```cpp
void build_octree(const float* tris9, int32_t n, const float bmin[3], const float bmax[3], OctreeHost& out);
uint64_t octree_digest(const OctreeHost& t);
void octree_grid(const OctreeHost& t, const float bmin[3], const float bmax[3], OctGrid& g);
int32_t octree_flat_triangles(const float* tris9, int32_t n, const OctGrid& g, std::vector<uint8_t>& flat);

struct SoaScene {
    const uint4* __restrict__ na = nullptr;
    const uint4* __restrict__ nb = nullptr;
    const uint2* __restrict__ nc = nullptr;
    const int4* __restrict__ nd = nullptr;
    const float4* __restrict__ ta = nullptr;
    const float4* __restrict__ tb = nullptr;
    const float2* __restrict__ tc = nullptr;
};

constexpr float kBoxPadRel = 1e-5f;
constexpr float kTfarSlack = 1.00001f;

constexpr int kStackTotal = 128;

constexpr int kRowSpecMaxGroups = 8;
constexpr int kRenderCounters = 32;
constexpr int kTieCounter = 24;
constexpr int kCrackCounter = 30;
constexpr int kRedoRaysCounter = 31;
constexpr int kRedoCounter = 26;

struct Options {
    int builder = 0;
    int layout = 0;
    int leaf_max = 2;
    int collapse = 0;
    int ploc_radius = 32;
    float sah_c_leaf = 0.7f, sah_c_tri = 0.5f;
    int sample_block = 0;
    int rowstream_dynamic = 1;
    int row_flag_leaves = 1;
    int row_occ = 0;
    int sample_tail = -1;
    double sbuf_max = 0.0;
    int sbuf_pair = 1;
    int pilot = -1;
    int help = -1;
    int pair = -1;
    int balance = 1;
    int dprio = 1;
    int wave_cap = 0;
    int pixel_chains = -1;
    int rowspec = 1;
    int rowspec_wmax = 0;
    int rowspec_windows = 0;
    float rowspec_spread = -1.0f;
    int rowspec_groups = 2;
    int rowspec_noshadow = 1;
    int rowspec_chase = 1;
    int rowspec_stream = 1;
    int rowstream_test_abort = 0;
    int wf_bins = 1;
    int tie_rule = 0;
    int tie_defer = -1;
    int redo_cap = 0;
    int redo_lanes = 4;
    int path_waves = 0;
    int redo_inline = 1;
    int aov_group = 0;
};
int options_parse(Options& o, const char* text, bool allow_build);
int options_set(Options& o, const char* key, double value, bool allow_build);
int options_get(const Options& o, const char* key, double* value);

struct Scene {
    int device = 0;
    int32_t n = 0;
    int32_t n_nodes = 0;
    int32_t max_depth = 0;
    Bvh4Node* nodes4 = nullptr;
    int32_t n_nodes4 = 0, depth4 = 0, leaf_max = 0, ploc_iters = 0;
    TriPre* tri_pre = nullptr;
    TriOrig* tri_orig = nullptr;
    void* soa_buf = nullptr;
    SoaScene soa;
    std::vector<float> tris_host;
    OctNode* oct = nullptr;
    int32_t* oct_refs = nullptr;
    OctView* oct_view = nullptr;
    int32_t n_oct = 0, oct_leaves = 0, oct_depth = 0;
    int32_t oct_flat = 0;
// ... 85 lines not shown
```

### toymeshpathtracer_amd/csrc/tmpt_render.hip

```cpp
#include <hip/hip_runtime.h>

#include <stdio.h>
#include <stdlib.h>
#include <string.h>

#include <algorithm>
#include <chrono>
#include <cmath>
#include <vector>

#include "tmpt_render.h"

namespace tmpt {

__device__ __forceinline__ uint64_t wballot(bool p) { return __builtin_amdgcn_ballot_w64(p); }
__device__ __forceinline__ bool wany(bool p) { return __builtin_amdgcn_ballot_w64(p) != 0; }

__device__ __forceinline__ uint64_t stamp()
{
    uint64_t t;
    __builtin_amdgcn_sched_barrier(0);
    asm volatile("s_memtime %0\n\ts_waitcnt lgkmcnt(0)" : "=s"(t)::"memory");
    __builtin_amdgcn_sched_barrier(0);
    return t;
// ... 725 lines not shown
    const uint32_t* __restrict__ dprio_cost;
    uint32_t lane_cap;
    uint32_t chunk;
    uint32_t nblk, blk;
    uint32_t blk0;
    uint32_t ua;
    float4* __restrict__ sbuf;
    uint32_t sb_ss, sb_sp;
    uint32_t pair;
    const uint32_t* __restrict__ upix;
    const uint32_t* __restrict__ ustate;
    float4* __restrict__ rs_out;
    uint32_t* __restrict__ rs_end;
    const uint32_t* __restrict__ p_dev;
    int rs_noshadow;
    const uint32_t* __restrict__ uslot;
    RsStream rss;
    uint2* __restrict__ redo;
    float4* __restrict__ redo_state;
    uint32_t redo_cap;
    uint32_t redo_inline;
    uint32_t redo_lanes;
    uint32_t oct_shadow;
};

constexpr uint32_t kSimdKeys = 8u * 8u * 2u * 16u * 4u;

__device__ __forceinline__ uint2 simd_rank(uint32_t* reg)
{
    uint32_t r = 0, d = 0;
    if (lane_id() == 0) {
        const uint32_t hw = (uint32_t)__builtin_amdgcn_s_getreg((31 << 11) | 4);
        const uint32_t xcc = (uint32_t)__builtin_amdgcn_s_getreg((31 << 11) | 20) & 7u;
        const uint32_t key = ((((xcc * 8u + ((hw >> 13) & 7u)) * 2u + ((hw >> 12) & 1u)) * 16u +
                               ((hw >> 8) & 15u)) * 4u) + ((hw >> 4) & 3u);
        r = hw & 15u;
        if (atomicAdd(&reg[2 * key], 1u) == 0) {
            d = atomicAdd(&reg[2 * kSimdKeys], 1u);
            __hip_atomic_store(&reg[2 * key + 1], d + 1u, __ATOMIC_RELAXED, __HIP_MEMORY_SCOPE_AGENT);
        } else {
            uint32_t v;
            while ((v = __hip_atomic_load(&reg[2 * key + 1], __ATOMIC_RELAXED, __HIP_MEMORY_SCOPE_AGENT)) == 0u)
                __builtin_amdgcn_s_sleep(2);
            d = v - 1u;
        }
    }
// ... 211 lines not shown
                atomicAdd(&counters[21], 1ull);
            }
        } else if (lane_id() == 0) {
            atomicAdd(&counters[20 + (rd.x >= pc.wps ? 2 : 3)], 1ull);
        }
        if (res >= res_end)
            for (int k = 0; k < 6; ++k) __builtin_amdgcn_s_sleep(127);
    }
#ifdef TMPT_EXP_WAVETIME
    const int wt_id = (int)(gtid >> 6);
    if (lane_id() == 0 && wt_id < kWaveTimeMax) g_wavetime[3 * wt_id] = __builtin_amdgcn_s_memrealtime();
#endif
    bool has_pix = false, in_query = false, qany = false;
    bool helper = false, waiting = false;
    uint32_t hown = 0;
    uint32_t pix = 0, rng = 0, smp = 0, depth = 0;
    uint32_t pf0 = 0, pf1 = 0, pf2 = 0, pf3 = 0, pf_smp = 0xFFFFFFFFu, pf_pix = 0;
    uint32_t cur_unit = 0, re0 = 0, rs0 = 0, ndraw = 0;
    bool single = false;
    uint32_t psteps = 0;
    uint64_t rs_nr = 0, rs_nl = 0, rs_lr = 0, rs_ll = 0, rs_sr = 0, rs_sl = 0, rs_st = 0;
    uint64_t pt_shade = 0, pt_node = 0, pt_leaf = 0, pt_t = PROF ? stamp() : 0;
    uint64_t ps_fetch = 0, ps_shade = 0, ps_cam = 0, ps_start = 0;
    f3 col = mk(0.0f, 0.0f, 0.0f);
    TravRay r;
    TravState ts;
    trav_init(ts, kMaxT);

    for (;;) {
        const bool wants = has_pix ? !in_query : (HELP && helper ? !in_query : !exhausted);
        const uint64_t need = wballot(wants);
        const uint64_t trav = wballot(in_query);
        int shade_min = SHADE_MIN;
        if (TAIL > 0) {
            const int act = __popcll(wballot(has_pix));
            shade_min = max(1, min(SHADE_MIN, act / TAIL));
        }
        if (need != 0 && (__popcll(need) >= shade_min || trav == 0)) {
            if (COUNT || PROF >= 3) {
                ++rs_sr;
                rs_sl += (uint64_t)__popcll(need);
                rs_st += (uint64_t)__popcll(trav);
            }
            bool cam = false, start = false, sany = false;
            f3 so = mk(0.0f, 0.0f, 0.0f), sd = so;
            const uint64_t nopix = wballot(!has_pix && !(HELP && helper) && !exhausted);
// ... 375 lines not shown
                    camera_sample(a.cam, (uint32_t)x, y, a.invW, a.invH, rng, so, sd, ndraw);
                } else {
                    camera_sample(a.cam, (uint32_t)x, y, a.invW, a.invH, rng, so, sd);
                }
                start = true;
            }
            if (PROF >= 2) {
                const uint64_t t = stamp();
                ps_cam += t - ps_t;
                ps_t = t;
            }
            if (start) {
                r = make_trav_ray(so, sd);
                trav_init(ts, kMaxT);
                qany = sany;
                if (sany) ++rays_s; else ++rays_e;
                in_query = sv.n > 0 && !ray_has_nan(so, sd);
                if (!DEFER && a.root_check && cam && in_query && !octree_root_hit(sv, so, sd, kMinT, kMaxT)) {
                    in_query = false;
                    atomicAdd(&sv.oct->ties[1], 1ull);
                }
            }
            if (PROF >= 2) ps_start += stamp() - ps_t;
        }
        if (dp0 > 0.0f) {
            float rem = 0.0f;
            if (has_pix)
                rem = smp > (uint32_t)a.smp_begin
                          ? (float)psteps * (float)((uint32_t)a.smp_end - smp) *
                                __builtin_amdgcn_rcpf((float)(smp - (uint32_t)a.smp_begin))
                          : 3.0e38f;
            for (int o = 32; o > 0; o >>= 1) rem = fmaxf(rem, __shfl_xor(rem, o));
            if (rem >= dp0) __builtin_amdgcn_s_setprio(3);
            else if (rem >= dp1) __builtin_amdgcn_s_setprio(2);
            else if (rem >= dp2) __builtin_amdgcn_s_setprio(1);
            else __builtin_amdgcn_s_setprio(0);
        }
        if (PROF) {
            const uint64_t t = stamp();
            pt_shade += t - pt_t;
            pt_t = t;
        }
        if (!wany(in_query)) {
            if (exhausted && !wany(has_pix)) break;
            if (SAMP == 4 && !wany(has_pix)) {
                const uint32_t tick = rss_ld32(&pc.rss.ctl[2]);
// ... 2 lines not shown
                    wd_tick = tick;
                    wd_time = now;
                } else if (now - wd_time > (uint64_t)pc.rss.watchdog) {
                    if (lane_id() == 0) atomicExch(&pc.rss.ctl[1], 1u);
                    exhausted = true;
                }
                __builtin_amdgcn_s_sleep(32);
            }
            continue;
        }
        for (int k = 0; k < STEPS; ++k) {
            const uint64_t q = wballot(in_query);
            const uint64_t at_leaf = q & wballot(ts.node < 0);
            const uint64_t at_node = q & ~at_leaf;
            if (q == 0) break;
            const uint32_t n_leaf = (uint32_t)__builtin_popcount((uint32_t)at_leaf) +
                                    (uint32_t)__builtin_popcount((uint32_t)(at_leaf >> 32));
            const uint32_t n_node = (uint32_t)__builtin_popcount((uint32_t)at_node) +
                                    (uint32_t)__builtin_popcount((uint32_t)(at_node >> 32));
            const bool leaf_round = n_leaf > n_node;
            if (COUNT || PROF >= 3) {
                if (!leaf_round) { ++rs_nr; rs_nl += (uint64_t)__popcll(at_node); }
                if (leaf_round) { ++rs_lr; rs_ll += (uint64_t)__popcll(at_leaf); }
            }
            if (!COUNT) {
                const bool stepping = in_query && ((ts.node < 0) == leaf_round);
                bool done = false;
                if (leaf_round) {
                    if (stepping) done = trav_step4q2_mixed<false, BLOCK, SL, true, 2, SOA, false, FLAG>(sv, r, qany, ts, st, cnt);
                } else {
                    if (stepping) done = trav_step4q2_mixed<false, BLOCK, SL, true, 1, SOA, false, FLAG>(sv, r, qany, ts, st, cnt);
                }
                if (done) in_query = false;
                if (stepping && ((kFull && pc.cost_out) || dp0 > 0.0f)) ++psteps;
            } else if (in_query && (ts.node < 0) == leaf_round) {
                TravCount c1;
                if (trav_step4q2_mixed<COUNT, BLOCK, SL, true, 0, SOA, false, FLAG>(sv, r, qany, ts, st, c1)) in_query = false;
                TravCount& dst = qany ? cnt_s : cnt;
                dst.nodes += c1.nodes;
                dst.tris += c1.tris;
                if ((kFull && pc.cost_out) || dp0 > 0.0f) ++psteps;
            }
            if (PROF) {
                const uint64_t t = stamp();
                (leaf_round ? pt_leaf : pt_node) += t - pt_t;
                pt_t = t;
            }
        }
    }
#ifdef TMPT_EXP_WAVETIME
    if (lane_id() == 0 && wt_id < kWaveTimeMax) g_wavetime[3 * wt_id + 1] = __builtin_amdgcn_s_memrealtime();
#endif
    if (DEFER && pc.redo_inline) {
        constexpr uint64_t kRedoGuard = 2000000;
        const unsigned long long waves = (unsigned long long)gridDim.x * (BLOCK / 64);
        uint32_t t = 0;
        if (lane_id() == 0) {
            atomicAdd(&counters[kRedoWaves], 1ull);
            t = (uint32_t)atomicAdd(&counters[kRedoTaken], (unsigned long long)pc.redo_lanes);
        }
        t = lane_id() < pc.redo_lanes ? (uint32_t)__shfl((int)t, 0) + lane_id() : 0xFFFFFFFFu;
        unsigned long long seen = ~0ull;
        uint64_t since = 0;
        for (;;) {
            const unsigned long long listed =
                __hip_atomic_load(&counters[kRedoCounter], __ATOMIC_RELAXED, __HIP_MEMORY_SCOPE_AGENT);
            const uint32_t lim = (uint32_t)min(listed, (unsigned long long)pc.redo_cap);
            uint2 e = make_uint2(kRedoEmpty, 0u);
// ... 46 lines not shown
            atomicAdd(&counters[2], (unsigned long long)nt);
            atomicAdd(&counters[4], (unsigned long long)nvs);
            atomicAdd(&counters[5], (unsigned long long)nts);
        }
        if (COUNT || PROF >= 3) {
            atomicAdd(&counters[6], (unsigned long long)rs_nr);
            atomicAdd(&counters[7], (unsigned long long)rs_nl);
            atomicAdd(&counters[8], (unsigned long long)rs_lr);
            atomicAdd(&counters[9], (unsigned long long)rs_ll);
            atomicAdd(&counters[10], (unsigned long long)rs_sr);
            atomicAdd(&counters[11], (unsigned long long)rs_sl);
            atomicAdd(&counters[12], (unsigned long long)rs_st);
        }
        if (PROF) {
            atomicAdd(&counters[13], (unsigned long long)pt_shade);
            atomicAdd(&counters[14], (unsigned long long)pt_node);
            atomicAdd(&counters[15], (unsigned long long)pt_leaf);
        }
        if (PROF >= 2) {
            atomicAdd(&counters[16], (unsigned long long)ps_fetch);
            atomicAdd(&counters[17], (unsigned long long)ps_shade);
            atomicAdd(&counters[18], (unsigned long long)ps_cam);
            atomicAdd(&counters[19], (unsigned long long)ps_start);
        }
    }
}
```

**Task**
Wherever a line of the entries holds the string "helper", copy that line.

**Task result**
    bool helper = false, waiting = false;
        const bool wants = has_pix ? !in_query : (HELP && helper ? !in_query : !exhausted);
            const uint64_t nopix = wballot(!has_pix && !(HELP && helper) && !exhausted);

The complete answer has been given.